Gilead Sciences, Inc. (Nasdaq:GILD) announced today it has submitted a New Drug Application (NDA) to the U.S. Food and Drug Administration (FDA) for marketing approval of elvitegravir, an integrase inhibitor for the treatment of HIV-1 infection in treatment-experienced adults. Elvitegravir is also a component of Gilead’s once-daily Quad single tablet regimen, which is currently under U.S. and European regulatory review for treatment-naïve adult patients.

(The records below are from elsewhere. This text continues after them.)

template <bool FIN, bool RBN = false>
__global__ void __launch_bounds__(NT) bn_apply_kernel(const cvl_bf16* __restrict__ z, const float* __restrict__ mr,
                                                      const float* __restrict__ gamma, const float* __restrict__ beta,
                                                      const cvl_bf16* __restrict__ res, cvl_bf16* __restrict__ y,
                                                      int C, int HW, int relu, int rows_per_blk, BnFin fin,
                                                      BnRes rb) {
  static_assert(FIN || !RBN, "the BN residual form fuses both finalizes");
  const int b = FIN ? (int)blockIdx.y - 1 : (int)blockIdx.y;
  const int C8 = C / 8;
  const int tpr = C8 < NT ? C8 : NT;
  const int rpp = NT / tpr;
  const int cg = threadIdx.x % tpr, rsub = threadIdx.x / tpr;
  __shared__ float2 smr[FIN ? BN_FIN_MAXC : 1];
  __shared__ float2 smr2[RBN ? BN_FIN_MAXC : 1];
  if (FIN && b < 0) {
    bn_fin_running(fin, (int)gridDim.y - 1, C, HW);
    if (RBN) bn_fin_running(rb.fin, (int)gridDim.y - 1, C, HW);
    return;
  }
  if (FIN) {
    bn_fin_prologue(fin, smr, b, C, HW);
    if (RBN) bn_fin_prologue(rb.fin, smr2, b, C, HW);
    __syncthreads();
  }
  if (rsub >= rpp) return;
  const int r0 = blockIdx.x * rows_per_blk;
  const int r1 = min(r0 + rows_per_blk, HW);
  for (int cgb = cg; cgb < C8; cgb += tpr) {
    const int c0 = cgb * 8;
    float m[8], rs[8], ga[8], be[8];
    float m2[8], rs2[8], ga2[8], be2[8];
#pragma unroll
    for (int u = 0; u < 8; ++u) {
      const long bc = (long)b * C + c0 + u;
      if (FIN) {
        m[u] = smr[c0 + u].x;
        rs[u] = smr[c0 + u].y;
      } else {
        m[u] = mr[bc * 2];
        rs[u] = mr[bc * 2 + 1];
      }
      ga[u] = gamma[c0 + u];
      be[u] = beta[c0 + u];
      if (RBN) {
        m2[u] = smr2[c0 + u].x;
        rs2[u] = smr2[c0 + u].y;
        ga2[u] = rb.gamma[c0 + u];
        be2[u] = rb.beta[c0 + u];
      }
    }
    const cvl_bf16* rsrc = RBN ? rb.z : res;
    for (int r = r0 + rsub; r < r1; r += rpp * BNA_UNR) {
      s16x8 vz[BNA_UNR], vr[BNA_UNR];
      long off[BNA_UNR];
#pragma unroll
      for (int q = 0; q < BNA_UNR; ++q) {
        const int rq = min(r + q * rpp, r1 - 1);
        off[q] = ((long)b * HW + rq) * C + c0;
        vz[q] = ld_rows(z + off[q]);
        if (rsrc) vr[q] = ld_rows(rsrc + off[q]);
      }
#pragma unroll
      for (int q = 0; q < BNA_UNR; ++q) {
        if (r + q * rpp >= r1) break;
        float v[8], rr[8];
        unpack8(vz[q], v);
        if (RBN) {
          unpack8(vr[q], rr);
#pragma unroll
          for (int u = 0; u < 8; ++u) rr[u] = bn_affine(rr[u], m2[u], rs2[u], ga2[u], be2[u]);
          unpack8(pack8(rr), rr);
        } else if (res) {
          unpack8(vr[q], rr);
        }
#pragma unroll
        for (int u = 0; u < 8; ++u) {
          float o = bn_affine(v[u], m[u], rs[u], ga[u], be[u]);
          if (RBN || res) o += rr[u];
          if (relu) o = o > 0.f ? o : 0.f;
          if (relu == 2) o = fminf(o, 6.0f);
          v[u] = o;
        }
        *reinterpret_cast<s16x8*>(y + off[q]) = pack8(v);
      }
    }
  }
}

inline int bn_rows_per_blk(int B, int HW, int C) {
  const int C8 = C / 8, tpr = C8 < NT ? C8 : NT, rpp = NT / tpr;
  static const int target = cvl_tune_int("CVL_BNA_BLOCKS", 1024);
  const int chunks = (target + B - 1) / B;
  int rpb = (HW + chunks - 1) / chunks;
  const int lo = rpp * 4 * (C8 > NT ? 1 : 1);
  rpb = rpb < lo ? lo : rpb;
  return (rpb + rpp - 1) / rpp * rpp;
}

inline int bn1_rows_per_blk(int B, int HW, int C) {
  const int C8 = C / 8, tpr = C8 < NT ? C8 : NT, rpp = NT / tpr;
  static const int target = cvl_tune_int("CVL_BNB1_BLOCKS", 512);
  const int chunks = (target + B - 1) / B;
  int rpb = (HW + chunks - 1) / chunks;
  const int lo = rpp * 4;
  rpb = rpb < lo ? lo : rpb;
  return (rpb + rpp - 1) / rpp * rpp;
}

#ifndef BN_UNR_V
#define BN_UNR_V 4
#endif
constexpr int BN_UNR = BN_UNR_V;

struct BnPG {
  float* dgamma;
  float* dbeta;
  float* conv_dbias;
  float beta_acc;
  const acc_u64* psums;
  int slots;
  const cvl_bf16* sc_z = nullptr;
  const float* sc_mr = nullptr;
};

The NDA for elvitegravir is supported by 96-week data from a pivotal Phase 3 study (Study 145) in which elvitegravir (150 mg or 85 mg) dosed once daily was non-inferior to the integrase inhibitor raltegravir (400 mg) dosed twice daily, each administered with a background regimen that included a fully active ritonavir-boosted protease inhibitor and a second antiretroviral.

About Elvitegravir

Elvitegravir is a member of the integrase inhibitor class of antiretroviral compounds. Unlike other classes, integrase inhibitors interfere with HIV replication by blocking the ability of the virus to integrate into the genetic material of human cells. Elvitegravir was licensed by Gilead from Japan Tobacco Inc. (JT) in March 2005. Under the terms of Gilead’s agreement with JT, Gilead has exclusive rights to develop and commercialize elvitegravir in all countries of the world, excluding Japan, where JT retains rights.

About the Quad

The Quad contains four Gilead compounds in a complete once-daily, single tablet regimen: elvitegravir 150 mg; cobicistat 150 mg, a “boosting” agent that enables elvitegravir once-daily dosing; and Truvada® (emtricitabine 200 mg/tenofovir disoproxil fumarate 300 mg).

Elvitegravir, cobicistat and the Quad are investigational products and their safety and efficacy have not yet been established.